She has great ground manners and has been trained to drive and is great at that, but we are never going to have her pull anything, just thought she should know how.

She will be something a little different in a show.

This pic was taken at two, about 14'-3 and 1000-1100 lbs.


----------



## ohhellneely (Dec 18, 2008)

Normally I would say 2 1/2-3 for starting ground work and about 3-4 for *starting* undersaddle.
For drafts they've got a bit bigger bones, so yeahh waiting a little bit to be sure deffinately doesn't hurt anything.

She's really cute. =]


----------



## Remali (Jul 22, 2008)

I never like to see any horse under saddle till at least three years. I worry about the knees not being "ready", or closed.


----------



## Royal Freckles (Oct 7, 2008)

I am glad I came across this thread, it is similar to question I just about to ask. A friend of mine just bought a haflinger mare, she is 4yo, preg with her 2nd foal (due in march) and apparently has already been on trail rides is bomb proof blah blah blah. It got me to thinking, I am used to working with QH and paints and that type, so I really dont know much about draft types and warm bloods. IMO, that is a lot for a 4yo horse. The pregnancy and the riding. I have heard that warmbloods and drafts mature at a different rate that say QH. Do they mature slower, and does everyone seem to agree that 3-4 or so is a good time to start under saddle for this type of horse?

Just trying to expand my knowledge.


----------



## SouthernTrails (Dec 19, 2008)

*Mature Drafts*

I have been under the impression Drafts Mature at 6 YO, that is why we are waiting longer than our TB, App's and QH's to start under Saddle, I was never going to start her as early as some of our neighbors had said, but you know how it is when you are anxious, you want to ask to be sure.


----------



## smrobs (Jul 30, 2008)

The best thing to do is just keep checking until her joints are closed. Up until that time, work on ground manners, desensatizing, etc. You can even put a lightweight saddle on them and pony them on short trail rides. I don't ever lunge a horse for very long, especially a young one, because it is hard on knees and can deform the growth plates. I would wait until at least 4 before starting under saddle and then take it slow. There is lots of time for her to learn everything after she is through growing.


----------



## my2geldings (Feb 18, 2008)

After posting threads over different sites and getting various insights on things I think you are better off not starting a horse before the age 3. It's funny because the opinion you will get from a site such as this vs draft horse owners is totally different and even coming from vets, there are different views and opinions on whats ok and whats not. I think you would be ok starting very light work on a youngster but would probably be safer for long term health to start them off gently at 3.
If you want to pm me, I can give you the link to a draft horse forum where you will get a totally different opinion. 

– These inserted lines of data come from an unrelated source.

@@ -171,17 +164,25 @@
 template <int NPT>
 __global__ __launch_bounds__(256) void res_add_stats_kernel(const float* y, const float* scale, const float* shift,
                                                             const float* skip, int SW, int shave, const Affine sa,
-                                                            int OW, int C, float* z, float2* partials, int* counts)
+                                                            int OH, int OW, int C, float* z, float2* partials, int* counts, const StatAcc br, long long* stat_acc)
 {
     __shared__ float red[1024];
     __shared__ float mean_s[1024];
+    __shared__ float ss[2048];
     const int t = threadIdx.x;
+    if (br.acc != nullptr) {
+        stat_acc_table<256>(br, C, ss, ss + C);
+        __syncthreads();
+        scale = ss; shift = ss + C;
+    }
     const int groups = C >> 2, nl = 256 / groups;
     const int g = t % groups, pl = t / groups;
     const int segs = (OW + 127) / 128;
-    const int oy = blockIdx.x / segs, x0 = (blockIdx.x - oy * segs) * 128;
+    const bool active = pl < nl;
+    StatAccRun run;
+    for (int blk = blockIdx.x; blk < OH * segs; blk += gridDim.x) {
+    const int oy = blk / segs, x0 = (blk - oy * segs) * 128;
     const int cnt = min(128, OW - x0);
-    const bool active = pl < nl;
     const float* yr = y + ((size_t)oy * OW + x0) * C + 4 * g;
     const float* kr = skip + ((size_t)(oy + shave) * SW + x0 + shave) * C + 4 * g;
     float* zr = z + ((size_t)oy * OW + x0) * C + 4 * g;
@@ -244,9 +245,13 @@
     for (int c = t; c < C; c += 256) {
         float r = 0;
         for (int i = 0; i < nl; ++i) r += red[i * C + c];
-        partials[(size_t)blockIdx.x * C + c] = make_float2(mean_s[c], r);
-    }
-    if (t == 0) counts[blockIdx.x] = cnt;
+        if (stat_acc != nullptr) run.add(cnt, mean_s[c], r);
+        else partials[(size_t)blk * C + c] = make_float2(mean_s[c], r);
+    }
+    if (t == 0 && stat_acc == nullptr) counts[blk] = cnt;
+    __syncthreads();
+    }
+    if (stat_acc != nullptr && t < C) run.flush(stat_acc, C, t);
 }
 
 __device__ __forceinline__ int reflect(int i, int n)
@@ -299,38 +304,49 @@
     return FAV_OK;
 }
 
-int launch_stats(const float* x, int M, int C, const Affine& t, float* partials, hipStream_t st)
+inline int capped_grid(int nblk) { const int rounds = (nblk + 1023) / 1024; return rounds ? (nblk + rounds - 1) / rounds : 1; }
+
+int launch_stats(const float* x, int M, int C, const Affine& t, float* partials, hipStream_t st, long long* stat_acc)
 {
     FAV_REQUIRE(C % 4 == 0 && C <= 1024 && 256 % (C / 4) == 0, "stats: unsupported channel count %d", C);
-    const dim3 grid((M + 127) / 128);
+    FAV_REQUIRE(stat_acc == nullptr || C <= 256, "stats: accumulator-form statistics take at most 256 channels (%d)", C);
+    FAV_REQUIRE(t.acc.acc == nullptr || (t.stages >= 1 && t.acc.count > 0), "stats: accumulator-form InstanceNorm without a stage");
+    const int nblk = (M + 127) / 128;
+    const dim3 grid(stat_acc != nullptr || t.acc.acc != nullptr ? capped_grid(nblk) : nblk);
     float2* pp = reinterpret_cast<float2*>(partials);
-    if (C == 64) hipLaunchKernelGGL(stats_kernel<8>, grid, dim3(256), 0, st, x, M, C, t, pp);
-    else if (C == 128) hipLaunchKernelGGL(stats_kernel<16>, grid, dim3(256), 0, st, x, M, C, t, pp);
-    else hipLaunchKernelGGL(stats_kernel<0>, grid, dim3(256), 0, st, x, M, C, t, pp);
+    if (C == 64) hipLaunchKernelGGL(stats_kernel<8>, grid, dim3(256), 0, st, x, M, C, t, pp, stat_acc);
+    else if (C == 128) hipLaunchKernelGGL(stats_kernel<16>, grid, dim3(256), 0, st, x, M, C, t, pp, stat_acc);
+    else hipLaunchKernelGGL(stats_kernel<0>, grid, dim3(256), 0, st, x, M, C, t, pp, stat_acc);
     FAV_LAUNCH_CHECK("stats_kernel");
     return FAV_OK;
 }
 
 int launch_res_add(const float* y, const float* scale, const float* shift, const float* skip, int SH, int SW,
-                   int shave, const Affine& skip_t, int C, float* z, float* partials, int* counts, hipStream_t st, int skip_pitch, const Affine* branch_acc)
+                   int shave, const Affine& skip_t, int C, float* z, float* partials, int* counts, hipStream_t st, int skip_pitch, const Affine* branch_acc,
+                   long long* stat_acc)
 {
     const int OH = SH - 2 * shave, OW = SW - 2 * shave;
     if (skip_pitch > 0) SW = skip_pitch;
     FAV_REQUIRE(C % 4 == 0 && C <= 1024 && 256 % (C / 4) == 0 && OH > 0 && OW > 0, "res_add: bad shape (C=%d)", C);
-    FAV_REQUIRE(!(partials && branch_acc && branch_acc->acc1), "res_add: the statistics-taking join does not take an accumulator-form InstanceNorm");
-    if (partials) {
-        const dim3 grid(res_add_stat_blocks(OH, OW));
+    const bool bacc = branch_acc != nullptr && branch_acc->acc.acc != nullptr;
+    FAV_REQUIRE(skip_t.acc.acc == nullptr, "res_add: the skip side does not take an accumulator-form InstanceNorm");
+    FAV_REQUIRE(!bacc || (branch_acc->stages == 1 && branch_acc->acc.count > 0), "res_add: accumulator-form InstanceNorm of a branch that does not end in one");
+    FAV_REQUIRE(stat_acc == nullptr || C <= 256, "res_add: accumulator-form statistics take at most 256 channels (%d)", C);
+    if (partials || stat_acc) {
+        const int nblk = res_add_stat_blocks(OH, OW);
+        const dim3 grid(bacc || stat_acc ? capped_grid(nblk) : nblk);
         float2* pp = reinterpret_cast<float2*>(partials);
-        if (C == 128) hipLaunchKernelGGL(res_add_stats_kernel<16>, grid, dim3(256), 0, st, y, scale, shift, skip, SW, shave, skip_t, OW, C, z, pp, counts);
-        else if (C == 64) hipLaunchKernelGGL(res_add_stats_kernel<8>, grid, dim3(256), 0, st, y, scale, shift, skip, SW, shave, skip_t, OW, C, z, pp, counts);
-        else hipLaunchKernelGGL(res_add_stats_kernel<0>, grid, dim3(256), 0, st, y, scale, shift, skip, SW, shave, skip_t, OW, C, z, pp, counts);
-    }
-    else if (branch_acc != nullptr && branch_acc->acc1 != nullptr)
+        const StatAcc br = bacc ? branch_acc->acc : StatAcc();
+        if (C == 128) hipLaunchKernelGGL(res_add_stats_kernel<16>, grid, dim3(256), 0, st, y, scale, shift, skip, SW, shave, skip_t, OH, OW, C, z, pp, counts, br, stat_acc);
+        else if (C == 64) hipLaunchKernelGGL(res_add_stats_kernel<8>, grid, dim3(256), 0, st, y, scale, shift, skip, SW, shave, skip_t, OH, OW, C, z, pp, counts, br, stat_acc);
+        else hipLaunchKernelGGL(res_add_stats_kernel<0>, grid, dim3(256), 0, st, y, scale, shift, skip, SW, shave, skip_t, OH, OW, C, z, pp, counts, br, stat_acc);
+    }
+    else if (bacc)
         hipLaunchKernelGGL(res_add_kernel<true>, dim3(std::min(1024, grid_for((size_t)OH * OW * (C / 4)))), dim3(256), 0, st, y, scale, shift, skip, SW, shave, skip_t,
-                           OH, OW, C, z, *branch_acc);
+                           OH, OW, C, z, branch_acc->acc);
     else
         hipLaunchKernelGGL(res_add_kernel<false>, dim3(grid_for((size_t)OH * OW * (C / 4))), dim3(256), 0, st, y, scale, shift, skip, SW, shave, skip_t,
-                           OH, OW, C, z, Affine());
+                           OH, OW, C, z, StatAcc());
     FAV_LAUNCH_CHECK("res_add_kernel");
     return FAV_OK;
 }
diff --git a/fast-artistic-videos_amd/csrc/kernels_first.hip b/fast-artistic-videos_amd/csrc/kernels_first.hip
--- a/fast-artistic-videos_amd/csrc/kernels_first.hip
+++ b/fast-artistic-videos_amd/csrc/kernels_first.hip
@@ -4,6 +4,7 @@
 
 #include "fav_internal.h"
 #include "conv_device.h"
+#include "stat_acc.h"
 #include "launch_common.h"
 #include "first_pack.h"
 #include "first2d_pack.h"
@@ -23,6 +24,7 @@
 struct FirstArgs {
     const float* in; const float* wpk; const float* bias;
     float* out; float2* partials; int* counts;
+    long long* stat_acc;
     int IH, IW, IWp, COUT, pad, OH, OW, tiles_x, tiles_y;
     int COUTP, groups;
     long long* dbg = nullptr;
@@ -295,6 +297,7 @@
 #else
 #define G_DBG(i_)
 #endif
+    StatAccRun run;
     for (; tile < ntiles; tile += tstep) {
         const int nxt = tile + tstep;
         G_LOAD_HALO(nxt);
@@ -444,8 +447,12 @@
             __syncthreads();
             if (t < 32) {
                 int n;
-                p.partials[(size_t)tile * PITCH + grp * 32 + t] = merge_rows(st, wn, t, &n);
-                if (t == 0 && grp == 0) p.counts[tile] = n;
+                const float2 ms = merge_rows(st, wn, t, &n);
+                if (!WIDE && p.stat_acc != nullptr) run.add(n, ms.x, ms.y);
+                else {
+                    p.partials[(size_t)tile * PITCH + grp * 32 + t] = ms;
+                    if (t == 0 && grp == 0) p.counts[tile] = n;
+                }
             }
         }
         __syncthreads();
@@ -454,6 +461,7 @@
         ++ntl_;
 #endif
     }
+    if (!WIDE && p.stat_acc != nullptr && t < 32) run.flush(p.stat_acc, 32, t);
 #ifdef FAV_DIAG
     if (p.dbg && t == 0) { for (int i = 0; i < 5; ++i) p.dbg[blockIdx.x * 8 + i] = dt_[i]; p.dbg[blockIdx.x * 8 + 5] = ntl_; }
 #endif
@@ -508,6 +516,7 @@
     FAV_REQUIRE((long long)c.IH * c.IWp * 8 < (1ll << 31), "first-layer conv: bad shape");
     FirstArgs a;
     a.in = c.in; a.wpk = wpk; a.bias = c.bias; a.out = c.out; a.partials = reinterpret_cast<float2*>(c.partials); a.counts = counts;
+    a.stat_acc = nullptr;
     a.IH = c.IH; a.IW = c.IW; a.IWp = c.IWp; a.COUT = c.COUT; a.pad = c.pad; a.OH = c.OH; a.OW = c.OW;
     a.tiles_x = (c.OW + F_TW - 1) / F_TW; a.tiles_y = (c.OH + F_TH - 1) / F_TH;
     return cin_real == 7 ? launch_first_t<7>(a, c.reserve_cus, st) : launch_first_t<3>(a, c.reserve_cus, st);
@@ -529,6 +538,9 @@
     a.IH = c.IH; a.IW = c.IW; a.IWp = c.IWp; a.COUT = c.COUT; a.pad = c.pad; a.OH = c.OH; a.OW = c.OW;
     a.tiles_x = (c.OW + G_TW - 1) / G_TW; a.tiles_y = (c.OH + G_TH - 1) / G_TH;
     a.COUTP = c.COUTp; a.groups = c.COUTp / 32; a.dbg = nullptr;
+    a.stat_acc = c.stat_acc;
+    FAV_REQUIRE(c.stat_acc == nullptr || c.COUTp == 32, "first-layer conv: accumulator-form statistics take one group of 32 filters");
+    if (c.stat_acc != nullptr && a.partials == nullptr) a.partials = reinterpret_cast<float2*>(c.stat_acc);
     if (a.groups > 1) return cin_real == 7 ? launch_first2d_t<7, true>(a, c.reserve_cus, st) : launch_first2d_t<3, true>(a, c.reserve_cus, st);
     return cin_real == 7 ? launch_first2d_t<7>(a, c.reserve_cus, st) : launch_first2d_t<3>(a, c.reserve_cus, st);
 }
diff --git a/fast-artistic-videos_amd/csrc/kernels_fold.hip b/fast-artistic-videos_amd/csrc/kernels_fold.hip
--- a/fast-artistic-videos_amd/csrc/kernels_fold.hip
+++ b/fast-artistic-videos_amd/csrc/kernels_fold.hip
@@ -4,6 +4,7 @@
 
 #include "fav_internal.h"
 #include "conv_device.h"
+#include "stat_acc.h"
 #include "launch_common.h"
 
 namespace fav {
@@ -19,6 +20,7 @@
     float* out_planar; float* out_raw;
     int IH, IW, IWp, ups, COUT, KH, KW, pad, OH, OW;
     int stages, relu1, relu2;
+    StatAcc acc2;
     float tanh_mul;
     int tiles_x, tiles_y;
     long long* dbg;
@@ -191,7 +193,8 @@
     {                                                                                               \
         for (int i = t; i < CIN; i += NT) {                                                         \
             aff[i] = p.stages >= 1 ? p.scale1[(hoff_) + i] : 1.f; aff[CIN + i] = p.stages >= 1 ? p.shift1[(hoff_) + i] : 0.f; \
-            aff[2 * CIN + i] = p.stages >= 2 ? p.scale2[(hoff_) + i] : 1.f; aff[3 * CIN + i] = p.stages >= 2 ? p.shift2[(hoff_) + i] : 0.f; \
+            if (NH == 1 && p.acc2.acc != nullptr) stat_acc_affine(p.acc2, CT, i, blockIdx.x == 0, aff + 2 * CIN + i, aff + 3 * CIN + i); \
+            else { aff[2 * CIN + i] = p.stages >= 2 ? p.scale2[(hoff_) + i] : 1.f; aff[3 * CIN + i] = p.stages >= 2 ? p.shift2[(hoff_) + i] : 0.f; } \
         }                                                                                           \
         for (int e = t; e < (p.KH + 1) * 32 * (CIN / 4); e += NT) {                                 \
             const int row = e / (CIN / 4), c4 = e - row * (CIN / 4);                                \
@@ -403,6 +406,15 @@
 {
     return stride == 1 && cout * k <= 32 && k <= 9 && (cin_pitch == 16 || cin_pitch == 32 || cin_pitch == 64 || cin_pitch == 128 || cin_pitch == 256);
 }
+static bool fold_up2_form(int k, int pad, int ups, int IH, int IW)
+{
+    static const bool no_up2 = diag_env("FAV_NO_FOLD_UP2") != nullptr;
+    return ups == 1 && !no_up2 && (pad & 1) == 0 && (k & 1) == 1 && (IH & 1) == 0 && (IW & 1) == 0 && k + 1 <= 10;
+}
+bool conv_fold_takes_acc(int cin_pitch, int k, int pad, int ups, int IH, int IW)
+{
+    return (cin_pitch == 64 || cin_pitch == 32) && fold_up2_form(k, pad, ups, IH, IW);
+}
 bool conv_fold_launchable(int cin_pitch, int k, int pad, int ups, int IH, int IW)
 {
     static const bool no_up2 = diag_env("FAV_NO_FOLD_UP2") != nullptr;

The size, age and breed of the horse will also affect when you can start them up. My mare (FEHR's new horse *cough*) I wouldn't start until she was at least 3 because of how big she is. 

Are you working with a trainer right now?


----------



## Skyhuntress (Sep 9, 2008)

I wouldn't start any horse earlier than 3. Some even 3.5 depending on how they look. 
There's no harm in waiting, but you could be doing enormous damage if you rush


----------



## xilikeggs0 (Sep 14, 2008)

I agree that they shouldn't be started being seriously ridden until they're *at least* 3, if not older. But I don't see anything wrong with hopping on them occasionally (meaning maybe once a month, no more often than that) starting at 2 1/2-3 years old. And by that I mean literally just hopping on their back, sitting on it for a few minutes (no more than 10), and just walking around or letting the horse wander.

Of course, you would need to have a horse calm enough to do that, which most people probably don't. But I'm pretty lucky, probably 90% of the horses I'm around are like that - you can just go out to their pasture, line them up with a fence/water trough, and hop on them with no saddle, bridle, halter, or anything.


----------